So before I grade Jeremy Lamb, let me get one thing straight: he is NOT James Harden. There, I said it. Too often this past year I’ve heard SuperLamb compared to The Bearded Man for one reason only: the trade two Septembers ago that brought about the end of an era. It’s not fair to criticize Lamb based simply on the fact that we gave up the best shooting guard in the league for a rookie prospect. Jeremy is his own player, a freakish athlete with an even more freakish wingspan. Jeremy Lamb is not James Harden, but he has all the attributes to be on the same level.
Offensive Grade: B
The best way to describe Jeremy Lamb when it comes to his offensive prowess is simply “meh”. While not fantastic in any certain facet, Lamb was solid in all areas. He averaged 8.5 points per game on 43.2% shooting and 35.6% from beyond the arc, while also managing to dole out 1.5 assists per contest. But Jeremy’s problem throughout the whole season was his ability to drop 20 and 5 in one game, then record just one turnover the next. The consistency just wasn’t present. However Scott Brooks does deserve some criticism for his lack of giving out consistent minutes. I know I wasn’t the only one crying of joy when Brooks played Jeremy in Games 3 and 4 against San Antonio.
Defensive Grade: C+
On the defensive side of the ball, Jeremy Lamb has been given all the necessary tools and attributes to successfully be a top 15 defender in the NBA. His wingspan is the size of a yacht cruising along the Mediterranean Sea, and he possesses all the natural athleticism to create havoc against his opponents. But for Jeremy, it’s all about tapping to that athleticism and becoming a terror. Too many times throughout the season you’d catch Lamb staring at the ball while his opponent ran around and found an easy shot. He’s demonstrated at times that he can use his length to disrupt passing lanes, averaging 0.7 steals per game in limited time.

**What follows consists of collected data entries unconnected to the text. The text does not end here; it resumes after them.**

# risc-mi/totalsegmentator2D

Hardware: AMD Instinct MI355X
Metric: 2-ch 512x512 slices/sec (higher is better)
Workload: dtype f32 storage/accumulate, products as 3x fp16-split MFMA (f16x3)

## Files before the change

### totalsegmentator2d_amd/csrc/dispatch.cpp

```cpp
#include "engine_internal.h"
#include "tile_dims.h"

#include <algorithm>

namespace ts2d {

namespace {

inline int lg_exact(int v) { return (v > 0 && (v & (v - 1)) == 0) ? ilog2(v) : -1; }

inline void tile_finish(TileGeom& g, int B, int Ht, int Wt, int sy, int sx, int taps) {
    const bool p2 = lg_exact(g.TH) >= 0 && lg_exact(g.TW) >= 0;
    g.lgTH = p2 ? ilog2(g.TH) : -1; g.lgTW = p2 ? ilog2(g.TW) : -1;
    if (g.NIMG > 1) { g.tiles_x = 1; g.tiles_y = 1; }
    else { g.tiles_x = (Wt + g.TW - 1) / g.TW; g.tiles_y = (Ht + g.TH - 1) / g.TH; }
    g.n_mtiles = (B + g.NIMG - 1) / g.NIMG * g.tiles_x * g.tiles_y;
    const int halo = (taps == 9) ? 3 : 1;
    g.PH = (g.TH - 1) * sy + halo; g.PW = (g.TW - 1) * sx + halo;
}

TileGeom tile_geom_pow2(int B, int Ht, int Wt, int sy, int sx, int taps) {
    TileGeom g{};
    g.TW = std::min(32, pow2ceil(Wt));
    g.TH = std::min(pow2ceil(Ht), kBM / g.TW);
// ... 208 lines not shown
        if (ck != K_NONE) {
            c.k = ck; c.fused_stats = true;
            if (ck == K_UP0 && f16) c.ppt = 4;
            c.bn = op.cout % 64 == 0 ? 64 : 32;
            if (Ht % 8 || Wt % 32) { bool ok = false; c.g = tile_geom_upc(B, Ht, Wt, ok); c.flex = true; }
            else c.g = tile_fixed(B, Ht, Wt, (ck == K_UPQ || ck == K_UPC_H2) ? 16 : 8, 32, 1, 1);
            if (ck == K_UPC_H || ck == K_UPC_H2) c.ks = e->ops[op.up_idx].cin % 64 == 0 ? 4 : 2;
            if (ck == K_UP0) {
                c.seg = segment_tiles(e, c.g);
                if (e->u0seg > 0 && (c.g.tiles_x * c.g.tiles_y) % e->u0seg == 0) c.seg = e->u0seg;
            }
            return c;
        }
    }
    c.bn = op.cout % 64 == 0 ? 64 : 32;
    if (!(op.split_ok && !exact)) {
        if (f16 && op.stride != 3) return c;
        c.k = K_EXACT;
        c.g = tile_geom(B, Ht, Wt, op.sy, op.sx, 9);
        c.fused_stats = c.g.NIMG == 1;
        return c;
    }
    const bool img32 = fits32((size_t)Hin * Win * std::max(op.cin, op.cin_skip) * 4) && fits32((size_t)Ht * Wt * op.cout * 4);
    if (op.stride == 2) {
        int s2k = 1;
        {
            const TileGeom g1 = tile_geom(B, Ht, Wt, 2, 2, 9);
            const int P1 = g1.PH * g1.PW * g1.NIMG;
            if (e->use_one && g1.NIMG == 1 && P1 <= 5 * kBlock && img32) s2k = fill_ksplit(e, (long long)g1.n_mtiles * (op.cout / c.bn), op.cin / 8, full);
        }
        if (s2k == 1 && op.s2v2_ok && e->use_s2v2 && e->use_one && Ht % 8 == 0 && Wt % 32 == 0 && img32 && magic_ok(tile_fixed(B, Ht, Wt, 8, 32, 2, 2))) {
            c.k = K_S2_V2; c.bn = op.bn2; c.fused_stats = true;
            c.g = tile_fixed(B, Ht, Wt, 8, 32, 2, 2);
            s2v2_variant(e, op, c);
            return c;
        }
        if (s2k == 1 && op.s2v2_ok && e->use_s2v2 && e->use_one && e->use_flex2 && img32 && (f16 || e->use_flex2 > 1)) {
            bool ok = false;
            const TileGeom gs = tile_geom_s2v2(B, Ht, Wt, ok);
            if (ok && magic_ok(gs)) { c.k = K_S2_V2; c.bn = op.bn2; c.fused_stats = true; c.flex = true; c.g = gs; s2v2_variant(e, op, c); return c; }
        }
        c.g = tile_geom(B, Ht, Wt, 2, 2, 9);
        c.ksplit = std::max(choose_ksplit(op, c.g), s2k);
        c.fused_stats = c.g.NIMG == 1 && c.ksplit == 1;
        const int P = c.g.PH * c.g.PW * c.g.NIMG;
        c.k = (e->use_one && c.g.NIMG == 1 && P <= 5 * kBlock && img32) ? K_S2_ONE : K_S2_GENERIC;
        return c;
    }
    if (op.res_ok && e->use_res && e->use_one && src.normed && op.skip < 0 && Ht % 8 == 0 && Wt % 32 == 0 && fits32((size_t)Ht * Wt * 32 * 4)) {
        c.k = (oi == 1 && fuse0_applies(e, H, W)) ? K_S1_RES32F : K_S1_RES32;
        c.fused_stats = true;
        c.g = tile_fixed(B, Ht, Wt, 8, 32, 1, 1);
        c.seg = segment_tiles(e, c.g);
        return c;
    }
    c.g = tile_geom(B, Ht, Wt, 1, 1, 9);
    c.ksplit = choose_ksplit(op, c.g);
    c.fused_stats = c.g.NIMG == 1;
    const int P = c.g.PH * c.g.PW * c.g.NIMG;
    const bool srcs_normed = src.normed && (op.skip < 0 || e->tensors[op.skip].normed);
    const bool tiles16 = Ht % 16 == 0 && Wt % 32 == 0 && c.g.NIMG == 1 && img32;
    if (c.g.NIMG == 1 && img32 && op.cout % c.bn == 0) {
        const bool can = f16 ? (op.h32_ok && P * 4 <= 6 * kBlock) : (e->use_one && P * 2 <= 3 * kBlock);
        const int sk = can ? fill_ksplit(e, (long long)c.g.n_mtiles * (op.cout / c.bn), ct / (f16 ? 32 : 16), full) : 1;
        if (sk > 1) {
            c.ksplit = sk; c.fused_stats = false;
            c.k = f16 ? K_S1_H32 : K_S1_ONE;
            return c;
        }
    }
    if (f16) {
        if (e->use_h2 && tiles16 && op.cout % 64 == 0 && op.skip < 0 && ct % 32 == 0 && src.normed && ct >= kH2Min) {
            c.k = K_S1_H2; c.bn = 64;
            c.g = tile_fixed(B, Ht, Wt, 16, 32, 1, 1);
            return c;
        }
        c.k = (op.h32_ok && c.g.NIMG == 1 && P * 4 <= 6 * kBlock && img32) ? K_S1_H32 : K_S1_GENERIC;
        return c;
    }
    const bool one = e->use_one && c.g.NIMG == 1 && P * 2 <= 3 * kBlock && img32;
    if (one && e->use_q && tiles16 && c.bn == 64 && ct >= 64 && srcs_normed && magic_ok(tile_fixed(B, Ht, Wt, 16, 32, 1, 1))) {
        c.k = K_S1_QP;
        c.g = tile_fixed(B, Ht, Wt, 16, 32, 1, 1);
        return c;
    }
    c.k = one ? K_S1_ONE : K_S1_GENERIC;
    return c;
}

const char* kernel_name(const Op& op, const Choice& c) {
    const bool b64 = c.bn == 64;
    switch (c.k) {
    case K_NONE: case K_FUSED_AWAY: return "";
    case K_FIRST: return c.first_split ? "conv3x3_first_split" : "conv3x3_first";
    case K_FIRST_STATS: return "conv3x3_first_stats";
    case K_EXACT: return op.type == OP_CONV ? "conv_mfma_f32" : "convT_mfma_f32";
    case K_S1_GENERIC: return "conv3x3_f16x3";
    case K_S1_ONE: return b64 ? "conv3x3_f16x3_one<64>" : "conv3x3_f16x3_one<32>";
    case K_S1_QP: return "conv3x3_f16x3_qp";
    case K_S1_H32: return b64 ? "conv3x3_h32<64>" : "conv3x3_h32<32>";
    case K_S1_H2: return "conv3x3_h2";
    case K_S1_RES32: return "conv3x3_res32";
    case K_S1_RES32F: return "conv3x3_res32f";
    case K_S2_V2: return c.bn == 128 ? (c.k32 ? "conv3x3s2_v2<128,k32>" : "conv3x3s2_v2<128>") : (c.k32 ? "conv3x3s2_v2<64,k32>" : "conv3x3s2_v2<64>");
    case K_S2_ONE: return "conv3x3s2_f16x3_one";
    case K_S2_GENERIC: return "conv3x3s2_f16x3";
// ... 157 lines not shown
```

Off the court, SuperLamb brings a fun, youthful vibe to the team. As the player exchanged for James Harden, there’s a lot of pressure, but Jeremy handles it well, improving drastically in his two years as a pro and seizing his opportunities. His attitude to not get down on himself serves the team well and improves team morale.
Keys for Improvement- Consistency, consistency, consistency. Jeremy has the shooting ability and the knack for scoring to go out and drop 15 off the bench every night, but it all comes down to simply performing every contest. One big game doesn’t allow him to go out there and cluelessly run around. He has to show Scott Brooks that he’s the man of the job and go out on the court and play real ball. For Jeremy defense all comes down to one thing: concentration. Lamb cannot stand around and watch his opponent drive right past him. He has to stay focused on his opponent and use his length to disrupt plays.